October 17, 2010 | 8 Minute Read

Ted Newards’ talk about functional programming in Java and his workshop on Scala (hence the article title) were the most memorable events during the third JDD conference that I attended last week. Sadly most memorable, and almost the only ones. But first things first.

After spending endless hours with great Enterprise JavaBeans 3.0 book by Bill Burke I’ve expected something fabulous, but Bills’ lecture about JAX-RS was just average, with no coding, only plain API introduction. Scott Davis' presenting REST and ROA last year was way much better. Thankfully Angelika Langer talk about Java concurrency pitfalls was much more interesting, although one might argue that she just gave a summary of marvelous Java Concurrency in Practice book, that I have recommended long time ago. One new thing I’ve learnt is that updating volatile variable guarantees all other non-volatile variable updated earlier by the same thread to be visible by other threads, as if they were volatile as well (are you following?) After Angelika there was a talk about Java performance testing, but I had a copy of The Art of Application Performance Testing book in my knapsack, so the presentation didn’t caught a lot of my attention.

After delicious lunch Ted Neward gave a talk on functional programming concepts in Java. Charismatic, entertaining, surprising – I knew he will make a great show. In the middle of third or fourth slide he asked innocently who prefers slides to live coding and after finding no such person on the audience, he instantly closed the presentation and opened notepad, writing some Java code from scratch. It looked so natural that I almost believed that he actually had any slides further – but of course this was all set up. Ted mentioned Functional Java library as a way to enable functional style of programming in plain old Java. Another libraries I can point out if you have to stick with this language are: Fun4J, Google's Guava and LambdaJ. Also take a look at Lombok to write more concise POJOs.

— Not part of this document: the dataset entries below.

__global__ __launch_bounds__(64) void k_counter_pack8(Q2Pack8Params) {
    const DenseArgs a = dense_of(kparams<Q2Params>().a);
    const uint32_t blk = block_order(a.xcd, blockIdx.x, gridDim.x);
    const uint64_t i0 = uniform_u64((uint64_t)blk * 8u);
    if (i0 >= a.n_req) return;
    const int lane = lane_id();
    if (i0 + 7u < a.n_req) {
        const auto &pm = kparams<Q2Params>();
        const uint64_t *const key_off = pm.key_off, *const key_len = pm.key_len;
        const uint32_t *const key_id0 = pm.key_id0;
        const uint8_t *const key_type = pm.key_type;
        const uint64_t *const R = pm.R;
        const int64_t *const bvp = pm.base_value;
        const auto &pq = *(const __attribute__((address_space(4))) Q2Pack8Params *)&pm;
        const uint64_t *const pbase = pq.base;
// ... 19 lines not shown
        const uint64_t v_n64 = has_len ? v_lr : v_nx - v_off;
        const uint32_t v_n = (uint32_t)v_n64;
        const uint32_t v_id0 = has_id0 ? v_ir : AGN_ID0_NONE;
        const uint32_t kt = (((lane & 4) ? ktw1 : ktw0) >> (8u * ((uint32_t)lane & 3u))) & 0xffu;
        const uint32_t want = key_type != nullptr ? (a.req_type & 0xffu) : kt;
        const bool lbad = lane < 8 && (v_n64 > (uint64_t)AGN_WAVE || (v_n64 != 0 && kt != want));
        const bool bad = ballot(lbad) != 0ull || nw0 != 0x01010101u || nw1 != 0x01010101u ||
                         a.n_entries == 0;
        if (!bad) {
            const uint16_t *const rows16 = kparams<Q2Pack8Params>().rows16;
            u32x4 c[8];
#pragma unroll
            for (int g = 0; g < 8; ++g)
                c[g] = n8_load_rows<true>(rows16, n8_readlane_u64(v_off, g), a.n_entries);
            const int64_t *const l_eff = kparams<Q2Params>().eff;
            __builtin_amdgcn_sched_barrier(0);
            const uint64_t below = ballot(rv < bv);
            const uint64_t dl = rv - bv;
            const uint32_t tp = n8_thr_pack(dl > 0xFFFFull ? 0xFFFFu : (uint32_t)dl);
            uint32_t v_cnt = 0, v_fx = 0, v_fe = 0, v_inc = 0;
            uint32_t cg = 0;
            const int kg = lane >> 3;
            int64_t ev[8];
#pragma unroll
            for (int g = 0; g < 8; ++g) {
                const uint32_t th0 = __builtin_amdgcn_readlane(tp, 8 * g);
                const uint32_t th1 = __builtin_amdgcn_readlane(tp, 8 * g + 2);
                const uint32_t th2 = __builtin_amdgcn_readlane(tp, 8 * g + 4);
                const uint32_t th3 = __builtin_amdgcn_readlane(tp, 8 * g + 6);
                const uint32_t noR = (uint32_t)(below >> (8 * g)) & 0xFFu;
                const uint32_t n_g = __builtin_amdgcn_readlane(v_n, g);
                const uint64_t off_g = n8_readlane_u64(v_off, g);
                const bool valid = (uint32_t)lane < n_g;
                const bool ex = (noR | n8_excl(c[g], th0, th1, th2, th3)) != 0u;
                const bool mine = valid & !ex;
                const uint64_t exm = ballot(valid & ex);
                const uint32_t cnt = (uint32_t)__builtin_popcountll(ballot(mine));
                const uint32_t fx = exm ? (uint32_t)__builtin_ctzll(exm) : 0xFFFFFFFFu;
                ev[g] = n8_load_eff(l_eff, off_g, mine,
                                    reinterpret_cast<const int64_t *>(R + (i0 + (uint64_t)g) * 8u));
                c[g].x = mine ? c[g].x : 0u;
                c[g].y = mine ? c[g].y : 0u;
                c[g].z = mine ? c[g].z : 0u;
                c[g].w = mine ? c[g].w : 0u;
                v_inc |= mine ? (1u << g) : 0u;
                __builtin_amdgcn_sched_barrier(0);
                cg = kg == g ? cnt : cg;
                v_cnt = put_lane(cnt, g, v_cnt);
                v_fx = put_lane(fx, g, v_fx);
            }
            __builtin_amdgcn_sched_barrier(0);
            const auto &pr = kparams<Q2Params>();
            const uint32_t *const l_op_id = pr.op_id;
            int64_t *const l_value = pr.o_value, *const l_hole = pr.o_hole;
            uint64_t *const l_lastct = pr.o_lastct;
            uint32_t *const l_count = pr.o_count, *const l_flags = pr.o_flags, *const l_err = pr.o_err;
            const int32_t fx = (int32_t)v_fx;
            const uint32_t pos = fx >= 0 ? (uint32_t)fx : v_n - 1u;
            const bool need = lane < 8 && v_id0 == AGN_ID0_NONE && v_n != 0u;
            const uint32_t *const ip = need ? l_op_id + (v_off + (uint64_t)pos)
                                            : reinterpret_cast<const uint32_t *>(R + slot);
            const uint32_t opid = *ip;
            const uint32_t md = n8_maxfold(c);
            const uint64_t ct = cg ? bv + (uint64_t)md : 0ull;
            __builtin_amdgcn_sched_barrier(0);
            uint64_t sm[8];
#pragma unroll
            for (int g = 0; g < 8; ++g) {
                const bool mine = ((v_inc >> g) & 1u) != 0u;
                const bool badv = mine && ev[g] == AGN_EFFECT_INVALID;
                const uint64_t be = ballot(badv);
                v_fe = put_lane(be ? (uint32_t)__builtin_ctzll(be) : 0xFFFFFFFFu, g, v_fe);
                sm[g] = (mine && !badv) ? (uint64_t)ev[g] : 0ull;
            }
            const uint64_t ks = n8_sumfold(sm);
            const uint64_t total =
                ((uint64_t)(uint32_t)__shfl((int)(uint32_t)(ks >> 32), 8 * (int)m8, AGN_WAVE) << 32) |
                (uint32_t)__shfl((int)(uint32_t)ks, 8 * (int)m8, AGN_WAVE);
            __builtin_amdgcn_sched_barrier(0);
            const uint64_t idh = v_id0 != AGN_ID0_NONE ? (uint64_t)v_id0 + (uint64_t)pos : (uint64_t)opid;
            const int64_t hid = v_n ? (int64_t)idh : 0;
            const int32_t fe = (int32_t)v_fe;
            uint32_t fl = v_cnt ? AGN_F_NEWSS : AGN_F_CT_IGNORE;
            fl |= fe >= 0 ? AGN_F_ERR_UNEXPECTED : 0u;
            l_lastct[slot] = ct;
            if (lane < 8) {
                const uint64_t i = i0 + (uint64_t)lane;
                l_value[i] = (int64_t)(reqbase + total);
                l_hole[i] = fx >= 0 ? hid - 1 : hid;
                l_count[i] = v_cnt;
                l_err[i] = fe >= 0 ? (uint32_t)(v_off + (uint64_t)fe) : 0xffffffffu;
                l_flags[i] = fl;
            }
// ... 204 lines not shown
                          (uintptr_t)mk.o_mask;
    const uintptr_t a8 = (uintptr_t)out.count | (uintptr_t)out.flags | (uintptr_t)out.err_pos;
    const bool q2s = ((sv && (sv[0] == '0' || sv[0] == '1')) ? sv[0] == '1' : dflt) &&
                     (a16 & 15u) == 0 && (a8 & 7u) == 0;
    const char *pv = AGN_KNOB("AGN_Q2_PACK");
    const bool pack = dflt && q2e && q2s && log.n_entries != 0 && !(pv && pv[0] == '0') &&
                      pack_lookup(log, &pk);
    const char *fv = AGN_KNOB("AGN_Q2_FOUR");
    const bool four = pack && !req.keys && log.n_entries / 64u <= log.n_keys &&
                      ((fv && (fv[0] == '0' || fv[0] == '1')) ? fv[0] == '1' : Q2_FOUR_DEFAULT);
    const char *nv = AGN_KNOB("AGN_Q2_NARROW");
    const bool eight = four && pk.rows16 && pk.narrow &&
                       ((nv && (nv[0] == '0' || nv[0] == '1'))
                            ? nv[0] == '1'
                            : pk.n_wide * NARROW_WIDE_DIV <= log.n_keys);
    if (eight) {
        a.xcd = counter_order(req.n_req, BULK_CHUNK8);
        const Q2Pack8Params p{a, mk,
                              {req.keys, log.key_off, log.key_len, log.key_type, id0_index(log),
                               log.oc, log.op_id, log.eff, log.txid, req.R, req.sct, req.sct_ignore,
                               req.txid, req.base_value, out.value, out.hole, out.lastct, out.count,
                               out.flags, out.err_pos},
                              pk.rows, pk.base, pk.ok, pk.rows16, pk.narrow};
        hipLaunchKernelGGL(k_counter_pack8, dim3((unsigned)((req.n_req + 7) / 8)), dim3(64), 0, st, p);
    } else if (four) {
        a.xcd = counter_order(req.n_req, BULK_CHUNK4);
        const Q2PackParams p{a, mk,
                             {req.keys, log.key_off, log.key_len, log.key_type, id0_index(log),
                              log.oc, log.op_id, log.eff, log.txid, req.R, req.sct, req.sct_ignore,
                              req.txid, req.base_value, out.value, out.hole, out.lastct, out.count,
                              out.flags, out.err_pos},
                             pk.rows, pk.base, pk.ok};
        hipLaunchKernelGGL(k_counter_pack4, dim3((unsigned)((req.n_req + 3) / 4)), dim3(64), 0, st, p);
    } else if (pack) {
        AGN_Q2L_(false, false, true, true, true);
    } else if (req.sct) {
        if (msk) AGN_Q2L(true, true);
        else AGN_Q2L(true, false);
    } else {
// ... 352 lines not shown
                    u32x4 v;
                    v.x = lo.x | (lo.y << 16);
                    v.y = lo.z | (lo.w << 16);
                    v.z = hh.x | (hh.y << 16);
                    v.w = hh.z | (hh.w << 16);
                    reinterpret_cast<u32x4 *>(rows16)[off + p] = v;
                }
            }
        }
    }
    __syncthreads();
    if (threadIdx.x == 0 && blk_w)
        atomicAdd(&wide[(blockIdx.x % IM_CNT) * IM_STRIDE], (unsigned long long)blk_w);
}

}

I’ve seen Piotr Walczyszyn several times evangelizing Flex and AIR so it came a bit of a surprise that I really enjoyed his talk, even though I don’t like front-end programming. But a real surprise was the Linda Rising presentation dealing with the problem of introducing change and convincing our coworkers to it. From time to time we need to look at our job from 10,000 ft perspective, see how ridiculously we sometimes behave and how irrational our choices are. See Pragmatic Thinking and Learning... for a more in-depth analysis on this. Also I recently read marvelous Dreaming in Code by Scott Rosenberg. Linda’s talk complemented these books excellently.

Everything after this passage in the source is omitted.